RADseq was originally developed to generate data for bug testing pyrad and to create example RADseq data sets for use in tutorials. However, I can imagine other uses for it, such as investigating the effects of missing data, insufficient sequencing coverage and error rates on assembly results.

To use the program you will need to first install the Egglib Python module, used here to perform coalescent simulations.

Calling the script – simrrls

$ simrrls -h

optional arguments:
  -h, --help      show this help message and exit
  --version       show program's version number and exit
  -o outname      [str] output file name prefix (default 'out')
  -mc dropout     [0/1] allelic dropout from mutation to cut sites (default 0)
  -ms dropout     [0/1] allelic dropout from new cut sites in seq (default 0)
  -e error        [float] sequencing error rate (default 0.0005)
  -f datatype     [str] datatype (default rad) (options: rad, gbs, ddrad,
                  pairddrad, pairgbs)
  -I indels       [float] rate of indel mutations (default 0) ex: 0.001
  -l length       [int] length of simulated sequences (default 100)
  -L nLoci        [int] number of loci to simulate (default 100)
  -n Ninds        [int] N individuals from each taxon (default 1)
  -N Ne           [int] pop size (Ne for all lineages; default 5e5)
  -t tree         [str] file name or newick string of ultrametric tree
                  (default 12 taxon balanced tree w/ bls=1)
  -u mu           [float] per site mutation rate (default 1e-9)
  -df depthfunc   [str] model for sampling copies (default norm, other=exp)
  -dm depthmean   [int] mean sampled copies in norm, 1/m for exp (default 10)
  -ds depthstd    [int] stdev sampled copies, used with norm model (default 0)
  -c1 cut_1       [str] restriction site 1 (default CTGCAG)
  -c2 cut_2       [str] restriction site 1 (default CCGG)
  -i1 min_insert  [int] total frag len = (2*l)+insert (default 100)
  -i2 max_insert  [int] total frag len = (2*l)+insert (default 400)
  -r1 seed_1      [int] random seed 1 (default 1234567)
  -r2 seed_2      [int] random seed 2 (default 7654321)

Datatypes– RADseq is the default type for which a barcode and restriction site overhang are attached to the left side of single end reads.
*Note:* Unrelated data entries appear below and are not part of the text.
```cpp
int rpo_ddpg_actor_forward(int env, const rpo_mlp* actor_host, const rpo_mlp* critic_host, float scale, float base,
                                    float box_lo, float box_hi, float eps_start, float eps_end, float eps_decay,
                                    const float* batch, int batch_size, const float* noise_in, unsigned long long seed,
                                    unsigned noise_id_base, unsigned noise_salt, const long long* ctrl, const float* nu,
                                    const float* consts_host, int partial, float* ap_det, float* noise_out,
                                    float* actions, float* q_out, float* dq_out, float* g_act, float* partial_out,
                                    float* actor_x0, float* actor_h1, float* critic_x0, float* critic_h1, void* stream);
int rpo_ddpg_actor_backward(int env, const rpo_mlp* actor_host, const rpo_mlp_grad* actor_grad_host,
                                     const rpo_mlp* critic_host, int shared_embedding, const float* batch,
// ... 73 lines not shown
```

### rpo_amd/algo/rpo_ddpg.py

```python
import torch

from .. import ops as hip_ops
from .agent import PDDDPG_PA
from .model import BoxConstraint
from .agent.flat import FusedAdam
from .trainer import _SALT_ACTOR, RPOTrainerBase, _LagrangianFn, _TDHuberFn


class _LazySum(object):

    def __init__(self, parts):
        self.parts = parts

    def __float__(self):
        return float(self.parts.sum())

    def detach(self):
        return self.parts.sum()


class _LazyDiff(object):

    def __init__(self, pair):
        self.pair = pair
# ... 105 lines not shown
        td = self.backend.Td(q.view(-1), qn.view(-1), None, None, cols[3], cols[4], 0.0, self.agent.gamma,
                             f.buf("dq", B, 1).view(-1), parts)
        self._zero_grads()
        gm = self._critic_gradmax()
        f.backward("critic", cols[0], cols[1], None, gradmax=gm, td=td)
        self._gradmax_ready = gm is not None
        self.last_losses["critic"] = _LazySum(parts)

    def _critic_update(self, cols):
        if self.fused is None:
            return super()._critic_update(cols)
        if self._pipelines:
            su = self._split_state()
            if su is not None:
                return self._critic_update_split(su)
            return self._critic_update_pipeline(cols)
        f, ag, B = self.fused, self.agent, self.batch_size
        state, action, next_state, reward, done = cols[:5]
        next_actions = self._project_batch(next_state, self._actor_out("actor_target", next_state))
        qn, q = f.forward_multi([("critic_target", next_state, next_actions, f.buf("qn", B, 1), False),
                                 ("critic", state, action, f.buf("q", B, 1), True)])
        self._critic_backward_td(cols, q, qn, f.buf("loss_parts", (B + 15) // 16))

    @property
    def _actor_pipeline(self):
        d = self.fused.descs if self.fused is not None else {}
        return (hasattr(self.backend, "ddpg_actor_forward") and "actor" in d and "critic" in d and d["actor"].E == 128
                and d["critic"].E == 128 and not d["critic"].cat and self._box_affine is not None
                and self.kernels.partial_dim == 1 and self.kernels.action_dim == 2
                and self.schedule["fused_actor"] and not self._large_batch)

    def _actor_update_pipeline(self, cols):
        f, ag, B, k = self.fused, self.agent, self.batch_size, self.kernels
        da_, dc = f.descs["actor"], f.descs["critic"]
        scale, base = self._box_affine
        b = f.buf
        parts = b("actor.parts", (B + 15) // 16, 8)
        ap_det, noise, actions = b("act.ap_det", B), b("act.noise", B), b("act_pi", B, k.action_dim)
        q, dq, g_act = b("q_pi", B, 1), b("dq_pi", B, 1), b("g_act", B, k.action_dim)
        noise_in = None
        if self._idx_inject is not None:
            self.backend.philox_normal(self._noise_b, self.seed, self.dist.rank * B * k.partial_dim, _SALT_ACTOR, hip_ops.STREAM_POLICY,
                                       self._uctrl)
            noise_in = self._noise_b.view(-1)
        self.backend.ddpg_actor_forward(k, da_, dc, scale, base, self._box_lo, self._box_hi, self.eps_start, self.eps, self.decay_value,
                             self._batch, noise_in, self.seed, self.dist.rank * B, _SALT_ACTOR, self._uctrl,
                             ag.nju.weight.view(-1), ap_det, noise, actions, q, dq, g_act, parts, b("actor.x0", B, da_.ein),
                             b("actor.h1", B, da_.H), b("critic.x0", B, dc.ein), b("critic.h1", B, dc.H))
        self._zero_grads()
        shared = ag.flat.sizes[1] > 0
        opt = ag.actor_optim
        fuse_max = self._self_cleaning and not self.dist.on and opt.clip_thres and opt.clip_thres != float("inf")
        lag = b("actor.lag", 2)
        self.backend.ddpg_actor_backward(k, da_, dc, shared, self._batch, actions, g_act, ap_det, noise, dq, self.eps_start, self.eps,
                              self.decay_value, self._box_lo, self._box_hi, scale, base, self._uctrl,
                              b("actor.x0", B, da_.ein), b("actor.h1", B, da_.H), b("critic.x0", B, dc.ein),
                              b("critic.h1", B, dc.H), b("actor.dh", B, da_.H), b("actor.dx0", B, da_.ein),
                              b("critic.dh", B, dc.H), b("critic.dx0", B, dc.ein), b("da", B, k.action_dim), b("do", B),
                              parts, lag, ag.nju.weight.grad.view(-1), opt.gradmax if fuse_max else None)
        self._actor_gradmax_ready = bool(fuse_max)
        loss = _LazyDiff(lag)
        self.last_losses["actor"] = loss
        return loss

    def _actor_update(self, cols):
        if self.fused is None:
            return super()._actor_update(cols)
        if self._actor_pipeline:
            su = self._split_state()
            if su is not None:
                lag, _, _ = self._actor_update_split(su)
                loss = _LazyDiff(lag)
                self.last_losses["actor"] = loss
                return loss
            return self._actor_update_pipeline(cols)
        f, ag, B, k = self.fused, self.agent, self.batch_size, self.kernels
        state = cols[0]
        pre, self._actor_pre = getattr(self, "_actor_pre", None), None
        if pre is None:
            pre = self._actor_prefix(cols)
        ap_det, noise, actions, lag, g_act, fa = pre
        q = f.forward("critic", state, actions, f.buf("q_pi", B, 1), save=True)
        dq = self._const_dq(B)
        da = f.buf("da", B, k.action_dim)
        shared = ag.flat.sizes[1] > 0
        f.backward("critic", state, actions, dq, da=da, param_grads=shared, first_layer_state_only=True)
        P = k.partial_dim
        dap, do = f.buf("dap", B * P), f.buf("do", B, P)
        if fa:
            k.complete_bwd(state, da, dap, action=actions, grad_action2=g_act)
        else:
            da.add_(g_act)
            k.complete_bwd(state, da, dap, action=actions)
        if self._box_affine is None:
            k.tanh_box_bwd(state, ap_det, noise, self.eps_start, self.eps, self.decay_value, self._uctrl, dap, do.view(-1))
        else:
            scale, base = self._box_affine
            self.backend.tanh_box_bwd(dap, ap_det, noise, self.eps_start, self.eps, self.decay_value, self._uctrl,
                                      self._box_lo, self._box_hi, scale, base, do.view(-1))
        opt = ag.actor_optim
        fuse_max = self._self_cleaning and not self.dist.on and opt.clip_thres and opt.clip_thres != float("inf") and not shared
        f.backward("actor", state, None, do, gradmax=opt.gradmax if fuse_max else None)
        self._actor_gradmax_ready = bool(fuse_max)
        loss = _LazyMeanDiff(lag, q)
        self.last_losses["actor"] = loss
        return loss

    def _actor_prefix(self, cols):
        f, ag, B, k = self.fused, self.agent, self.batch_size, self.kernels
        state = cols[0]
        ap_det = self._actor_out("actor", state, save=True, tag="pi")
        self.backend.philox_normal(self._noise_b, self.seed, self.dist.rank * B * k.partial_dim, _SALT_ACTOR, hip_ops.STREAM_POLICY,
                                   self._uctrl)
        noise = self._noise_b.view(-1)
        actions = self._complete_only(state, ap_det, noise)
        lag, g_act = f.buf("loss_lag", 1), f.buf("g_act", B, k.action_dim)
        fa = bool(getattr(k, "fused_adds", False))
        if not fa:
            lag.zero_()
        self._zero_grads()
        k.lagrangian(actions, ag.nju.weight.view(-1), 1.0 / B, lag, g_act, ag.nju.weight.grad.view(-1), obs=state,
                     **(dict(overwrite=True) if fa else {}))
        return ap_det, noise, actions, lag, g_act, fa

    def _const_dq(self, B):
        key = ("dq_pi_const", B)
        if key not in self.fused._scratch:
            self.fused._scratch[key] = torch.full((B, 1), -1.0 / B, device=self.device)
        return self.fused._scratch[key]

    def critic_loss(self, state, action, next_state, done, reward, ineq_viol=None, eq_viol=None):
        ag = self.agent
        with torch.no_grad():
            next_partial = ag.take_action(next_state, deterministic=True, target=True)
            next_actions = self.process_action(next_state, next_partial)
            next_q = ag.critic_target(next_state, next_actions)
        q = ag.critic(state, action)
        return _TDHuberFn.apply(self.backend, ag.gamma, 0.0, reward, done, next_q, None, None, q, None)

    def actor_loss(self, state):
        ag = self.agent
        ap = ag.actor(state)
        self.backend.philox_normal(self._noise_b, self.seed, self.dist.rank * self.batch_size * self.kernels.partial_dim, _SALT_ACTOR,
                                   hip_ops.STREAM_POLICY, self._uctrl)
        ap = ag.actor.box_constraint.clip(ap + self._eps_now() * self._noise_b, state)
        actions = self.base_env.complete_partial(state, ap)
        loss = (-ag.critic(state, actions)).mean()
        return loss + _LagrangianFn.apply(self.kernels, actions, ag.nju.weight, state)

    def _critic_step(self, actor_step):
        ag = self.agent
        fuse = actor_step and ag.flat.sizes[1] == 0
        prepared, self._critic_prepared = getattr(self, "_critic_prepared", False), False
        ag.critic_optim.step(target=ag.critic_target_flat if fuse else None, tau=ag.tau,
                             gradmax_ready=self._gradmax_ready, clock=self._clock(not actor_step), prepared=prepared)
        self._gradmax_ready = False

    def _actor_step(self, actor_out):
        ag, fl = self.agent, self.agent.flat
        c = fl.actor_range[0]
        sh = fl.critic_range[1] - c if fl.sizes[1] > 0 else 0
        segs = [ag.actor_optim.segment(target=ag.actor_target_flat, tau=ag.tau,
                                       gradmax_ready=getattr(self, "_actor_gradmax_ready", False),
                                       target2=ag.critic_target_flat[c:c + sh] if sh > 0 else None, n2=sh)]
        self._actor_gradmax_ready = False
        if not self.fixed:
            segs.append(ag.nju_optim.segment())
        if sh > 0 and c > 0:
            segs.append(dict(polyak_only=True, param=fl.param((0, c)), target=ag.critic_target_flat[:c], tau=ag.tau))
        prepared, self._actor_prepared = getattr(self, "_actor_prepared", False), False
        FusedAdam.step_many(self.backend, segs, clock=self._clock(True), prepared=prepared)
```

Depending on the data type selected simrrls will put cut sites and barcodes in the proper ends of sequences so that they emulate RAD, GBS, or ddRAD data, single or paired-end. The choice also effects how locus dropout occurs (i.e., one or two cutters present).

Allelic Dropout– There are two ways in which allelic dropout (mutation-disruption) can occur, each of which can be toggled. The first is mutations to the cut site recognition sequence (-mc). If this is turned on then an allele will be dropped if a mutation occurs within the length of the restriction recognition sites determined by the cutters (-c1 and -c2) and the data type (-f) which determines whether one or two cutters are used (e.g., rad is a single cutter, ddrad is double-cutter). The other form of mutation disruption occurs when mutations give rise to new cut sites within the length of a selected fragment (-ms). Here the total fragment length is determined by (-l) and the max insert length (-i2), and the probability of disruption by the cutters (-c1 and -c2), and the substitution rate (-N and -u).

Sequencing coverage and error– Another source of missing data in RADseq data sets is low sequencing coverage. You can set the sampling rate as the number of reads that are sampled from each haplotype. The mean (-dm) and standard deviation (-ds). To examine the effect sequencing rate has on base calls, etc., you could combine low coverage sequencing with a high error rate (-e).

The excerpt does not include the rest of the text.